*Task directions*. Go through the records below and copy out every line that contains the word "conc".
(Supplied records Opens)
# hmetaxa/MVTopicModel

Hardware: AMD Instinct MI355X
Metric: gibbs_tokens_per_sec (higher is better)
Workload: dtype f64

## Files before the change

include/mvhdp.h:

```cpp
#ifndef MVHDP_H
#define MVHDP_H

#include <stddef.h>
#include <stdint.h>

#ifdef __cplusplus
extern "C" {
#endif

#define MVHDP_MAX_MODALITIES 8
#define MVHDP_MAX_TOPICS     2048
#define MVHDP_UNASSIGNED_TOPIC (-1)

typedef enum {
    MVHDP_OK = 0,
    MVHDP_ERR_INVALID_ARG   = -1,
    MVHDP_ERR_STATE         = -2,
    MVHDP_ERR_HIP           = -3,
    MVHDP_ERR_NO_DEVICE     = -4,
    MVHDP_ERR_NEGATIVE_COUNT= -5,
    MVHDP_ERR_UNSUPPORTED   = -6
} mvhdp_status;

typedef struct mvhdp_ctx* mvhdp_handle;

typedef struct {
    int32_t num_topics;
    int32_t num_modalities;
    int32_t num_types[MVHDP_MAX_MODALITIES];
    int32_t device;
    int64_t doc_id_base;
    uint32_t flags;
} mvhdp_config;

typedef struct {
    const double* alpha;
    double alpha_sum[MVHDP_MAX_MODALITIES];
    double beta[MVHDP_MAX_MODALITIES];
    double beta_sum[MVHDP_MAX_MODALITIES];
    double gamma[MVHDP_MAX_MODALITIES];
    double p_a[MVHDP_MAX_MODALITIES][MVHDP_MAX_MODALITIES];
    double p_b[MVHDP_MAX_MODALITIES][MVHDP_MAX_MODALITIES];
    const uint8_t* inactive;
} mvhdp_hyper;

typedef struct {
    int64_t tokens;
    int64_t changed;
    int64_t new_mass_cnt;
    int64_t topic_doc_mass_cnt;
    int64_t word_ftree_mass_cnt;
    int64_t oov_skipped;
    int64_t aborted_docs;
    int64_t exact_fallbacks;
    int32_t activated_topic;
    int32_t activated_modality;
    int64_t activation_key;
    double  sweep_kernel_ms;
    double  total_ms;
    int32_t activations;
    int32_t reserved;
} mvhdp_sweep_stats;

#define MVHDP_ACT_DOC_SHIFT   34
#define MVHDP_ACT_VIEW_SHIFT  31
#define MVHDP_ACT_POS_SHIFT   11
#define MVHDP_ACT_TOPIC_MASK  0x7ffLL
#define MVHDP_ACT_VIEW_MASK   0x7LL
#define MVHDP_ACT_KEY(doc, view, pos, topic) \
    (((int64_t)(doc) << MVHDP_ACT_DOC_SHIFT) | ((int64_t)(view) << MVHDP_ACT_VIEW_SHIFT) | ((int64_t)(pos) << MVHDP_ACT_POS_SHIFT) | (int64_t)(topic))
#define MVHDP_ACT_KEY_TOPIC(key) ((int32_t)((key) & MVHDP_ACT_TOPIC_MASK))
#define MVHDP_ACT_KEY_VIEW(key)  ((int32_t)(((key) >> MVHDP_ACT_VIEW_SHIFT) & MVHDP_ACT_VIEW_MASK))
#define MVHDP_ACT_KEY_NONE INT64_MAX

typedef struct {
    double* tok_dbg[MVHDP_MAX_MODALITIES];
    int32_t n_trace;
    const int64_t* trace_doc;
    const int32_t* trace_view;
    const int32_t* trace_pos;
    double* trace_out;
} mvhdp_debug;

#define MVHDP_SWEEP_REUSE_TREES 0x1u
#define MVHDP_SWEEP_NO_APPLY    0x2u
#define MVHDP_SWEEP_EXACT_CHAIN 0x4u
#define MVHDP_SWEEP_GENERIC_KERNEL 0x8u
#define MVHDP_SWEEP_FROZEN      0x10u

#define MVHDP_SWEEP_LIVE        0x20u
#define MVHDP_SWEEP_LIVE_SEGMENTS(n) (((uint32_t)(n) & 0xffu) << 16)

#define MVHDP_SWEEP_SEGMENT_APPLY 0x40u

#define MVHDP_SWEEP_SEGMENT_OVERLAP 0x80u

#define MVHDP_SWEEP_ONLY_SEGMENT(s) ((((uint32_t)(s) + 1u) & 0xffu) << 24)

#define MVHDP_SWEEP_SHARD_BIRTHS 0x200u

typedef enum {
    MVHDP_BUF_COUNTS = 0,
    MVHDP_BUF_DELTA  = 1,
    MVHDP_BUF_BIRTH_KEYS = 2,
    MVHDP_BUF_COUNTS12 = 3,
    MVHDP_BUF_ROW_CLASS = 4
} mvhdp_buffer;

int mvhdp_create(const mvhdp_config* cfg, mvhdp_handle* out);
int mvhdp_destroy(mvhdp_handle h);
const char* mvhdp_last_error(mvhdp_handle h);
const char* mvhdp_version(void);

int mvhdp_set_corpus(mvhdp_handle h, int32_t m, int64_t num_docs,
                     const int64_t* doc_off , const int32_t* tokens );
int mvhdp_set_assignments(mvhdp_handle h, int32_t m, const int32_t* z );
int mvhdp_set_view_presence(mvhdp_handle h, int32_t m, const uint8_t* present );
int mvhdp_get_assignments(mvhdp_handle h, int32_t m, int32_t* z );

int mvhdp_set_hyper(mvhdp_handle h, const mvhdp_hyper* hy);
int mvhdp_get_alpha(mvhdp_handle h, double* alpha , uint8_t* inactive );
int mvhdp_build_counts(mvhdp_handle h);
int mvhdp_build_trees(mvhdp_handle h);
int mvhdp_build_inference_trees(mvhdp_handle h);
int mvhdp_init_assignments_from_trees(mvhdp_handle h, uint64_t seed);
int mvhdp_get_counts(mvhdp_handle h, int32_t m, int32_t* n_wk , int32_t* n_k );
int mvhdp_set_counts(mvhdp_handle h, int32_t m, const int32_t* n_wk, const int32_t* n_k);
int mvhdp_get_tree(mvhdp_handle h, int32_t m, int32_t type, double* tree );
int mvhdp_get_doc_topic_hist(mvhdp_handle h, int32_t m, int32_t* hist , int32_t hist_len,
                             int32_t* doc_len_counts , int32_t len_len);

int mvhdp_get_count_histogram(mvhdp_handle h, int32_t m, int32_t* hist, int32_t len);
int mvhdp_view_overlap_sums(mvhdp_handle h, double* sums );
int mvhdp_model_log_likelihood(mvhdp_handle h, double* log_likelihood );
int mvhdp_gamma_doc_statistics(mvhdp_handle h, int32_t m, double gamma_m, uint64_t seed, uint32_t round, double* qs, double* qw);
int mvhdp_dp_table_statistics(mvhdp_handle h, int32_t m, const int32_t* hist , int32_t hist_len, const double* conc ,
                              uint64_t seed, uint32_t round, double* mk , uint8_t* active );
int mvhdp_antoniak_draws(mvhdp_handle h, int32_t n, const int32_t* items , const double* conc , uint64_t seed, uint32_t round, int32_t* tables );
int mvhdp_doc_topic_proportions(mvhdp_handle h, const double* view_weights , int64_t d0, int64_t d1, double* out );


int mvhdp_doc_topics_top(mvhdp_handle h, const double* view_weights , int64_t d0, int64_t d1, double threshold, int32_t max,
                         int64_t cap, int64_t* row_off , int32_t* topics, double* weights, int64_t* count);
int mvhdp_entity_topic_distributions(mvhdp_handle h, const double* view_weights, double threshold, int32_t max, int32_t round_digits ,
                                     int64_t n_groups, const int64_t* member_off , const int64_t* members ,
                                     double* out );

typedef enum { MVHDP_SIM_COS_FOLDED = 0,
               MVHDP_SIM_COS        = 1,
               MVHDP_SIM_JSD        = 2    } mvhdp_sim_metric;
typedef struct { int32_t metric; int32_t n, dim; const double* x ; double min_weight; double threshold;
                 int32_t stripe_rows ; int64_t candidate_capacity ; } mvhdp_sim_args;
typedef struct { int64_t pairs_screened ,
                 candidates, emitted; int32_t stripes, regrown; double margin; } mvhdp_sim_stats;
int mvhdp_similar_pairs(mvhdp_handle h, const mvhdp_sim_args* a, int64_t cap, int32_t* i, int32_t* j, double* sim,
                        int64_t* count, mvhdp_sim_stats* stats );
int mvhdp_sim_probe(int32_t n, int32_t dim, int32_t stripe_rows, mvhdp_sim_stats* out);

#define MVHDP_DIAG_MAX_TOP_WORDS 64
#define MVHDP_DIAG_PROPORTIONS   7
#define MVHDP_DIAG_TOKENS             0
#define MVHDP_DIAG_DOCUMENT_ENTROPY   1
#define MVHDP_DIAG_WORD_LENGTH        2
#define MVHDP_DIAG_COHERENCE          3
#define MVHDP_DIAG_NORM_DISCR_WEIGHT  4
#define MVHDP_DIAG_DISCR_WEIGHT       5
#define MVHDP_DIAG_UNIFORM_DIST       6
#define MVHDP_DIAG_CORPUS_DIST        7
#define MVHDP_DIAG_EFF_NUM_WORDS      8
#define MVHDP_DIAG_TOKEN_DOC_DIFF     9
#define MVHDP_DIAG_RANK_1_DOCS       10
#define MVHDP_DIAG_ALLOCATION_RATIO  11
#define MVHDP_DIAG_ALLOCATION_COUNT  12
#define MVHDP_DIAG_ROWS              13
typedef struct {
    int32_t num_top_words;
    const int32_t* word_length;
} mvhdp_diag_args;
typedef struct {
    double*  scores;
    double*  word_scores;
    int32_t* codoc;
    int32_t* top_types;
    int32_t* top_counts;
    int32_t* nonzero;
    int32_t* num_rank1_docs;
    int32_t* num_nonzero_docs;
    int32_t* num_docs_at_proportions;
    double*  sum_count_log_count;
    int32_t* word_type_counts;
    int64_t* num_tokens;
    double*  discr_weight_per_view;
} mvhdp_diag_out;
int mvhdp_top_words(mvhdp_handle h, int32_t m, int32_t n, int32_t* types , int32_t* counts , int32_t* nonzero );
int mvhdp_discr_weights(mvhdp_handle h, double* per_view , int32_t m, double* type_weight );
int mvhdp_diagnostics(mvhdp_handle h, const mvhdp_diag_args* args, mvhdp_diag_out* out);

typedef struct {
    int32_t num_columns;
    int32_t num_context_columns;
    int32_t with_topics;
    int32_t window;
    int32_t num_samples;
    int32_t min_doc_length;
    int64_t sampling_table_size;
    double  sampling_factor;
    double  min_exp, max_exp;
    int32_t sigmoid_cache_size;
    int32_t reserved;
} mvhdp_emb_config;
typedef struct {
    int64_t words_so_far;
    int64_t words_sampled;
    int64_t words_considered;
    int64_t docs_skipped;
    int64_t calls;
    int64_t negatives_skipped;
    double  residual;
    double  last_epoch_residual;
    int64_t last_epoch_calls;
    double  kernel_ms;
} mvhdp_emb_stats;
#define MVHDP_EMB_SERIAL 0x1u
int mvhdp_emb_init(mvhdp_handle h, const mvhdp_emb_config* cfg, const double* weights , uint64_t seed);
int mvhdp_emb_count_words(mvhdp_handle h);
int mvhdp_emb_train(mvhdp_handle h, int32_t epochs, uint64_t seed, uint32_t round, uint32_t flags, mvhdp_emb_stats* stats );
int mvhdp_emb_get_vectors(mvhdp_handle h, double* weights , double* negative_weights );
int mvhdp_emb_set_vectors(mvhdp_handle h, const double* weights , const double* negative_weights );
int mvhdp_emb_word_stats(mvhdp_handle h, int64_t* counts , double* retention , int64_t* total_words );
int mvhdp_emb_sampling_table(mvhdp_handle h, int64_t first, int64_t n, int32_t* types );
int mvhdp_emb_softmax(mvhdp_handle h, int32_t reset_sums, double* exp_dot , double* sum_exp );
int mvhdp_emb_nearest(mvhdp_handle h, const double* query , int32_t n, int32_t* words, double* word_sims, int32_t* topics, double* topic_sims);
int mvhdp_emb_release(mvhdp_handle h);

int mvhdp_set_vectors_mix(mvhdp_handle h, double lambda, const double* exp_dot , const double* sum_exp );
int mvhdp_get_vectors_mix(mvhdp_handle h, double* lambda, double* mix );

int mvhdp_sweep(mvhdp_handle h, uint32_t sweep_idx, uint64_t seed, uint32_t flags,
                const double* p_override, const mvhdp_debug* dbg, mvhdp_sweep_stats* stats);
int mvhdp_sweep_many(mvhdp_handle h, uint32_t first_idx, int32_t n, uint64_t seed, uint32_t flags, mvhdp_sweep_stats* stats );
int mvhdp_apply_delta(mvhdp_handle h, int32_t activated_topic, int32_t activated_modality);
int mvhdp_apply_delta_begin(mvhdp_handle h);
int mvhdp_apply_delta_rows(mvhdp_handle h, int64_t row_begin, int64_t row_end);
int mvhdp_apply_delta_end(mvhdp_handle h, int32_t activated_topic, int32_t activated_modality);
int mvhdp_get_birth_keys(mvhdp_handle h, int64_t* keys );
int mvhdp_activate_births(mvhdp_handle h, const int64_t* keys );
int mvhdp_trees_current(mvhdp_handle h);
int mvhdp_get_view_weights(mvhdp_handle h, double* p );

typedef struct {
    int32_t force_primary;
    int32_t narrow;
    int32_t walk_fixed;
    int32_t single_stream;
    int32_t live16;
    int32_t single_wave;
    double  walk_theta[MVHDP_MAX_MODALITIES];
    double  primary_min_share;
    int32_t learnt_walk_step[4];
// ... 80 lines not shown
```

mvtopicmodel_amd/csrc/mvhdp_api.hip:

```cpp
#include "mvhdp_ctx.h"

static thread_local std::string g_create_error;

static std::mutex g_reg_mutex;
static std::set<mvhdp_ctx*>* g_live = nullptr;
static bool g_exiting = false, g_atexit_registered = false;
static void release_device_resources(mvhdp_ctx* h);

static void mvhdp_at_exit()
{
    std::lock_guard<std::mutex> lk(g_reg_mutex);
    g_exiting = true;
    if (g_live) for (mvhdp_ctx* h : *g_live) release_device_resources(h);
}

static void register_handle(mvhdp_ctx* h)
{
    std::lock_guard<std::mutex> lk(g_reg_mutex);
    if (!g_live) g_live = new std::set<mvhdp_ctx*>();
    g_live->insert(h);
    if (!g_atexit_registered) { atexit(mvhdp_at_exit); g_atexit_registered = true; }
}

bool mvhdp_is_live(mvhdp_ctx* h)
{
    std::lock_guard<std::mutex> lk(g_reg_mutex);
    return g_live && g_live->count(h) != 0;
}

static void read_environment(mvhdp_ctx* h)
{
    if (const char* f = getenv("MVHDP_FORCE_RMAX")) { const int v = atoi(f); if (v == 1 || v == 2 || v == 4 || v == 8 || v == 16 || v == 32) h->tu.force_primary = v; }
    if (const char* f = getenv("MVHDP_NARROW")) h->tu.narrow = atoi(f) != 0 ? -1 : 0;
    if (const char* f = getenv("MVHDP_SINGLE_STREAM")) h->tu.single_stream = atoi(f) != 0;
    if (const char* f = getenv("MVHDP_SIDE_PRIORITY")) h->side_priority = atoi(f);
    if (const char* f = getenv("MVHDP_LIVE16")) h->tu.live16 = atoi(f);
    if (const char* f = getenv("MVHDP_LIVE_OVERLAP")) h->tu.live_overlap = atoi(f);
    if (const char* f = getenv("MVHDP_LIVE_ROWS")) h->tu.live_rows = atoi(f);
    if (const char* f = getenv("MVHDP_LIVE_ROWS_THETA")) h->tu.live_rows_theta = atof(f);
    if (const char* f = getenv("MVHDP_COEF_LDS_KB")) h->tu.coef_lds_max_bytes = std::max(0, std::min(64, atoi(f))) * 1024;
    if (const char* f = getenv("MVHDP_LIVE_ROWS_SEGMENTS")) h->tu.live_rows_segments = std::max(1, std::min(255, atoi(f)));
    if (const char* f = getenv("MVHDP_WIDEST_ON_MAIN")) h->tu.widest_on_main = atoi(f) != 0;
    if (const char* f = getenv("MVHDP_NARROW_WIDE")) h->tu.narrow_wide = atoi(f) != 0;
    if (const char* f = getenv("MVHDP_SLIM")) h->tu.slim = std::max(0, std::min(2, atoi(f)));
    if (const char* f = getenv("MVHDP_LIVE_TREE_EVERY")) h->live_tree_every = std::max(1, atoi(f));
    if (const char* f = getenv("MVHDP_GATE_PCT")) { const int v = atoi(f); if (v >= 5 && v <= 95) h->gate_pct = v; }
    if (const char* f = getenv("MVHDP_FOUR_ROUND_ON_C")) h->tu.four_round_on_c = atoi(f);
    if (const char* f = getenv("MVHDP_DELTA16")) h->tu.delta16 = atoi(f) != 0;
    if (const char* f = getenv("MVHDP_FORK_DELAY_US")) h->tu.fork_delay_us = std::max(0, std::min(1000, atoi(f)));
    if (const char* f = getenv("MVHDP_FORCE_MODE")) { if (!strcmp(f, "serial")) h->tu.single_stream = 1; }
    if (const char* f = getenv("MVHDP_PRIMARY_MIN_SHARE")) { const double v = atof(f); if (v > 0.0 && v <= 1.0) h->tu.primary_min_share = v; }
    if (const char* t = getenv("MVHDP_WALK_THETA")) {
        int m = 0;
        for (const char* q = t; *q && m < MVHDP_MAXM; m++) {
            h->tu.walk_theta[m] = atof(q);
            while (*q && *q != ',') q++;
            if (*q == ',') q++;
        }
        for (; m < MVHDP_MAXM; m++) h->tu.walk_theta[m] = 0.0;
        h->tu.walk_fixed = 1;
    }
    h->dbg_env = getenv("MVHDP_DEBUG") != nullptr;
    h->diag.overlap_serial = getenv("MVHDP_OVERLAP_SERIAL") != nullptr;
    h->diag.no_row_sample = getenv("MVHDP_NO_ROW_SAMPLE") != nullptr;
    h->diag.no_heavy_refresh = getenv("MVHDP_NO_HEAVY_REFRESH") != nullptr;
}

hipError_t make_stream(hipStream_t* out, bool high_priority)
{
    int least = 0, greatest = 0;
    if (high_priority && hipDeviceGetStreamPriorityRange(&least, &greatest) == hipSuccess && greatest < least &&
        hipStreamCreateWithPriority(out, hipStreamNonBlocking, greatest) == hipSuccess) return hipSuccess;
    if (high_priority) { (void)hipGetLastError(); *out = nullptr; }
    return hipStreamCreateWithFlags(out, hipStreamNonBlocking);
}

extern "C" const char* mvhdp_version(void) { return "mvhdp 0.1 (gfx950)"; }

extern "C" const char* mvhdp_last_error(mvhdp_handle h) { return (h && mvhdp_is_live(h)) ? h->err.c_str() : g_create_error.c_str(); }
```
(Supplied records Closes)
*Answer to the exercise*.
int mvhdp_dp_table_statistics(mvhdp_handle h, int32_t m, const int32_t* hist , int32_t hist_len, const double* conc ,
int mvhdp_antoniak_draws(mvhdp_handle h, int32_t n, const int32_t* items , const double* conc , uint64_t seed, uint32_t round, int32_t* tables );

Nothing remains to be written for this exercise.